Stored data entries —

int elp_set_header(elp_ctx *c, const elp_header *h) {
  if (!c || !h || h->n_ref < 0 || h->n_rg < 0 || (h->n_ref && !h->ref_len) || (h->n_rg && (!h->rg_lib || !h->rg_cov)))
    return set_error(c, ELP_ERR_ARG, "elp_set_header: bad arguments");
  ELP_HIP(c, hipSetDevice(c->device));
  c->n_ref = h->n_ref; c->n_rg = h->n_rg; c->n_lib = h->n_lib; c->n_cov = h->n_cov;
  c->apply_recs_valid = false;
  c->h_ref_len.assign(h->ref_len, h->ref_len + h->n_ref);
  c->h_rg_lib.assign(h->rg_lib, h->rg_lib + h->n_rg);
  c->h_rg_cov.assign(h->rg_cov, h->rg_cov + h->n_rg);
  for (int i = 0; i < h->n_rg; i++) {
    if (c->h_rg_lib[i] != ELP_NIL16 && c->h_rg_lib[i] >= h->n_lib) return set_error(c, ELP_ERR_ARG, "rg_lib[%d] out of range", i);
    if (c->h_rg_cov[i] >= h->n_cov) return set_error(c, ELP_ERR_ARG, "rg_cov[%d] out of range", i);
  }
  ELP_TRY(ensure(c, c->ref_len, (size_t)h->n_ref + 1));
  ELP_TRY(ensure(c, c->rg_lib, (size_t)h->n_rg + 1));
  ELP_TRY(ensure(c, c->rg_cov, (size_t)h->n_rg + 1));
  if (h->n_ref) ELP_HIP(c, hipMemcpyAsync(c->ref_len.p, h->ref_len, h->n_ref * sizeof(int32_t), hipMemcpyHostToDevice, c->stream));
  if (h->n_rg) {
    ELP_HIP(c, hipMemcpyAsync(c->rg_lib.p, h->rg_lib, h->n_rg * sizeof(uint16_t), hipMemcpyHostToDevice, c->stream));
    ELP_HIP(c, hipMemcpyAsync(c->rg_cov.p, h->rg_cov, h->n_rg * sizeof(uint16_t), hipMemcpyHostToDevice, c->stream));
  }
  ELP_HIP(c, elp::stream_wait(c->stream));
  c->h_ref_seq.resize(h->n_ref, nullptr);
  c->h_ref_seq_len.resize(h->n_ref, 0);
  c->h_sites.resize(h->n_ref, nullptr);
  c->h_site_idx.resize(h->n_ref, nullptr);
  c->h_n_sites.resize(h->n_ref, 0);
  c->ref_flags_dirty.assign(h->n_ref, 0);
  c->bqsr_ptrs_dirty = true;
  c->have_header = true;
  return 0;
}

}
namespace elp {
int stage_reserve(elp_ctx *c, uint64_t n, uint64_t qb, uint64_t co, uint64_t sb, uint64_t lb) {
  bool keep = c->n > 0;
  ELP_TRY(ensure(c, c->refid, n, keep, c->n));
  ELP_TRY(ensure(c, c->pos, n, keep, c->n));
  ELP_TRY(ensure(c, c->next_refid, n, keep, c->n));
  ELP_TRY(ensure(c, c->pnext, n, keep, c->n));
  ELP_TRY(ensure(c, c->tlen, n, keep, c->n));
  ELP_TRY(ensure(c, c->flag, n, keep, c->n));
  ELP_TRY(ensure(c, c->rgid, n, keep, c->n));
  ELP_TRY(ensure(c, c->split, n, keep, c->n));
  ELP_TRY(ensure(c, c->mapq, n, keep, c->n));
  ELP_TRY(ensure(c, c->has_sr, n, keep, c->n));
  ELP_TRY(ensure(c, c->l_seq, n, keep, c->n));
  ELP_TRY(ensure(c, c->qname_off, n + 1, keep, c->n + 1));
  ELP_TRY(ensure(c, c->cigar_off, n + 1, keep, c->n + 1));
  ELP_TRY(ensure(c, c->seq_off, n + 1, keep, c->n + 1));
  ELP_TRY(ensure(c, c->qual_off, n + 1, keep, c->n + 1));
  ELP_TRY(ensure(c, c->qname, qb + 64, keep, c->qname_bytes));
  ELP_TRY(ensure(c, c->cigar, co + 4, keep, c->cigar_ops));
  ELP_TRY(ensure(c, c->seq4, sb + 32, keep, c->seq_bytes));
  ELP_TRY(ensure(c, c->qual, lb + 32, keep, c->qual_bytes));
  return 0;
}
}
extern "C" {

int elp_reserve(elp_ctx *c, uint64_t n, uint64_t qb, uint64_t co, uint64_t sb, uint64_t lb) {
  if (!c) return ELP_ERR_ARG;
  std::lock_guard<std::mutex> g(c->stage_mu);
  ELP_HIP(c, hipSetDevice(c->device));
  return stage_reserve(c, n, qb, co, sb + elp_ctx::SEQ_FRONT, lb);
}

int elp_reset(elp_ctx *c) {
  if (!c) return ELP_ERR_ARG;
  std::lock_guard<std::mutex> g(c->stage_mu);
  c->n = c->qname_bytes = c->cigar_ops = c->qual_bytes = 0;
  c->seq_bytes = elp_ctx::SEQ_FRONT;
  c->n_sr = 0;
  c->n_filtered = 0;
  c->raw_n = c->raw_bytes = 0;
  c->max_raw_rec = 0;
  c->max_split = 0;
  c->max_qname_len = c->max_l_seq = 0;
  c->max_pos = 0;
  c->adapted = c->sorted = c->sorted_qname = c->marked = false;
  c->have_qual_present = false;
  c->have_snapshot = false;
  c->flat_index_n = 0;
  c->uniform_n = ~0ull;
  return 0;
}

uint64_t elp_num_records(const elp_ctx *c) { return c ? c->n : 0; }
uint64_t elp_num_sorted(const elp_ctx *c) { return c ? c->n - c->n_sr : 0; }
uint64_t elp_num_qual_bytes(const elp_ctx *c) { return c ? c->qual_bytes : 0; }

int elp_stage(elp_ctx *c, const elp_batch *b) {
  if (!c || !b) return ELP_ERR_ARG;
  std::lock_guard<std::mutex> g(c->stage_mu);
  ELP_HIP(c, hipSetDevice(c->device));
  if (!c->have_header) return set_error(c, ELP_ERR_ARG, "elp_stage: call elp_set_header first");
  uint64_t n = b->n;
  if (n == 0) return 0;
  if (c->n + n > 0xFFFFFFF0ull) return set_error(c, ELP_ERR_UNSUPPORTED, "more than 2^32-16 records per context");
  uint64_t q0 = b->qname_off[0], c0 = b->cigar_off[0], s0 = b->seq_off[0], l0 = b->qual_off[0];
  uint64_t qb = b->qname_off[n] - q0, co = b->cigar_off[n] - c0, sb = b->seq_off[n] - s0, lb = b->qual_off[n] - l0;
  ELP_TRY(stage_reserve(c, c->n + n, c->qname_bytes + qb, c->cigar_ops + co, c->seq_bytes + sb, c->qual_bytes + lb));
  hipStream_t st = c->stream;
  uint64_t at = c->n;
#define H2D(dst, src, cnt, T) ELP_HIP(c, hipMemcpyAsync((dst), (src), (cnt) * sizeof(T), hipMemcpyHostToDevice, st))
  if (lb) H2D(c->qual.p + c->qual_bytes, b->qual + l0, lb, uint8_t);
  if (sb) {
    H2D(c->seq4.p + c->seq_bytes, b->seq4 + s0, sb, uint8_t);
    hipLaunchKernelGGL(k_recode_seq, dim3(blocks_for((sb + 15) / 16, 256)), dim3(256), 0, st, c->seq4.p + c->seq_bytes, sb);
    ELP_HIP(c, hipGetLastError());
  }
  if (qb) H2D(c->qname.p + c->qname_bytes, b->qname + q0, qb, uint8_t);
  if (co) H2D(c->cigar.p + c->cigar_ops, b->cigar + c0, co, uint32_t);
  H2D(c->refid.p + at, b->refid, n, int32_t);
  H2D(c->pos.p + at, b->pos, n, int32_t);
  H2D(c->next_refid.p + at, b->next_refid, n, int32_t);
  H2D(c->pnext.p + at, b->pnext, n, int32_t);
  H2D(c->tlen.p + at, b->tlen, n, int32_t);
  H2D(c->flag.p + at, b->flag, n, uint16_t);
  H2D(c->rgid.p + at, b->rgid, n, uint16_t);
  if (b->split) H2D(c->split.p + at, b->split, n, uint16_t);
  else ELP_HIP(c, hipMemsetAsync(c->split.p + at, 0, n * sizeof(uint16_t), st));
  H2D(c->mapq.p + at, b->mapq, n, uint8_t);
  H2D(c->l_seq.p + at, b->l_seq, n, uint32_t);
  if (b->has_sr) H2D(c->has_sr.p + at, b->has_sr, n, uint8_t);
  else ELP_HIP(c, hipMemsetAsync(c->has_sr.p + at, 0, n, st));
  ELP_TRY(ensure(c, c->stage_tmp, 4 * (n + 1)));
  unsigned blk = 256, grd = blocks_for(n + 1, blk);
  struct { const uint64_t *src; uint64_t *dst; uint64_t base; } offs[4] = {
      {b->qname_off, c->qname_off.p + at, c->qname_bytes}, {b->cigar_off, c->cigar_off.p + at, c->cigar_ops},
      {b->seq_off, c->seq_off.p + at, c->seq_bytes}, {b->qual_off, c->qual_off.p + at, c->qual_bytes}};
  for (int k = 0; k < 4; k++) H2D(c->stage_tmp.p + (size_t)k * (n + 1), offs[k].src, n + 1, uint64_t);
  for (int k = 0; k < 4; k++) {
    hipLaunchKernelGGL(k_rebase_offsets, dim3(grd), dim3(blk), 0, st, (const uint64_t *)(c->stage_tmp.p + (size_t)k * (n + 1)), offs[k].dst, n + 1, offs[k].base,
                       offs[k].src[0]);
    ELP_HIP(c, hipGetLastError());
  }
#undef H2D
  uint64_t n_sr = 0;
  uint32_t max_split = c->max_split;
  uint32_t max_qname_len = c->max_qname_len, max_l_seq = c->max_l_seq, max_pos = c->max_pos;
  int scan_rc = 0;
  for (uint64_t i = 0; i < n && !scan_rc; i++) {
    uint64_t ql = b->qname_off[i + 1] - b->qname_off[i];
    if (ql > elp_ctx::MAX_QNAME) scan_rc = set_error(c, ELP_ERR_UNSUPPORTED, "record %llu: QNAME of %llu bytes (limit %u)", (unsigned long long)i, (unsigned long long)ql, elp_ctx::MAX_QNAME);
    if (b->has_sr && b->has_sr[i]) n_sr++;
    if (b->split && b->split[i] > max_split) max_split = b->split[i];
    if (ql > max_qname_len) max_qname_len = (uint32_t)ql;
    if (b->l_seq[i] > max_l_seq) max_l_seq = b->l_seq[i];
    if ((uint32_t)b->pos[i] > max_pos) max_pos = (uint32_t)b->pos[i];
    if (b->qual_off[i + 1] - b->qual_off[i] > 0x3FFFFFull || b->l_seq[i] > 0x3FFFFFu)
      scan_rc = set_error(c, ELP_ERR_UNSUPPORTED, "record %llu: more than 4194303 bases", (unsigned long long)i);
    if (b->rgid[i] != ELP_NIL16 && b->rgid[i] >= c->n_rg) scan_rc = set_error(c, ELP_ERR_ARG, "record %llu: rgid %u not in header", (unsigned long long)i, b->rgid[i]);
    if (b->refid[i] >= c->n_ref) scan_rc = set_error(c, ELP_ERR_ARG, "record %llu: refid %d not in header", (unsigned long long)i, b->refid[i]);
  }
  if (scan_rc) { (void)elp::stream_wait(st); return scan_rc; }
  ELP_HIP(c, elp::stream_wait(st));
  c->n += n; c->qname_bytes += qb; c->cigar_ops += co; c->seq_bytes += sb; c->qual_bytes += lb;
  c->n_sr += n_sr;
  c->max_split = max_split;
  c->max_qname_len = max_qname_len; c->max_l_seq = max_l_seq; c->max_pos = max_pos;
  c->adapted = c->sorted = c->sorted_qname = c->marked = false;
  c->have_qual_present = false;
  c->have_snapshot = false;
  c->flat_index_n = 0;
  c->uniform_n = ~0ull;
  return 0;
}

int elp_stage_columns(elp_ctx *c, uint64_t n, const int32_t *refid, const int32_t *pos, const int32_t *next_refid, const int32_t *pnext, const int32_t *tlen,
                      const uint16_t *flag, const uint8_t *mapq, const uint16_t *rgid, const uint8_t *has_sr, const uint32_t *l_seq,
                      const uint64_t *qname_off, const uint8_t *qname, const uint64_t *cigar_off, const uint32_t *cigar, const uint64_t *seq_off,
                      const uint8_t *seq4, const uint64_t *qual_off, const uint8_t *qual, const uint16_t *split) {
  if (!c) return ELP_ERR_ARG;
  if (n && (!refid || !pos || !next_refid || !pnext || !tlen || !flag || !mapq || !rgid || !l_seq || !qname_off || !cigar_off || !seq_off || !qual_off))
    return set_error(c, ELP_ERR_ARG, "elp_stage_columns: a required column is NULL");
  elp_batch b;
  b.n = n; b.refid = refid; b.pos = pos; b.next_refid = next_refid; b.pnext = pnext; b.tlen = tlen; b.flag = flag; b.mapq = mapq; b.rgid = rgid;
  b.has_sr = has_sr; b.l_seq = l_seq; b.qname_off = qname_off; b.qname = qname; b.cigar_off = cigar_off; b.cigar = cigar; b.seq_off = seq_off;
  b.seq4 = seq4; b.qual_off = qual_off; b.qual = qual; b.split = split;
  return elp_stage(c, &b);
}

What to produce — Give the lines again, exactly as they stand, from the beginning of the data through the line with "ELP_TRY(ensure(c, c->ref_len, (size_t)h->n_ref".

Response area —
int elp_set_header(elp_ctx *c, const elp_header *h) {
  if (!c || !h || h->n_ref < 0 || h->n_rg < 0 || (h->n_ref && !h->ref_len) || (h->n_rg && (!h->rg_lib || !h->rg_cov)))
    return set_error(c, ELP_ERR_ARG, "elp_set_header: bad arguments");
  ELP_HIP(c, hipSetDevice(c->device));
  c->n_ref = h->n_ref; c->n_rg = h->n_rg; c->n_lib = h->n_lib; c->n_cov = h->n_cov;
  c->apply_recs_valid = false;
  c->h_ref_len.assign(h->ref_len, h->ref_len + h->n_ref);
  c->h_rg_lib.assign(h->rg_lib, h->rg_lib + h->n_rg);
  c->h_rg_cov.assign(h->rg_cov, h->rg_cov + h->n_rg);
  for (int i = 0; i < h->n_rg; i++) {
    if (c->h_rg_lib[i] != ELP_NIL16 && c->h_rg_lib[i] >= h->n_lib) return set_error(c, ELP_ERR_ARG, "rg_lib[%d] out of range", i);
    if (c->h_rg_cov[i] >= h->n_cov) return set_error(c, ELP_ERR_ARG, "rg_cov[%d] out of range", i);
  }
  ELP_TRY(ensure(c, c->ref_len, (size_t)h->n_ref + 1));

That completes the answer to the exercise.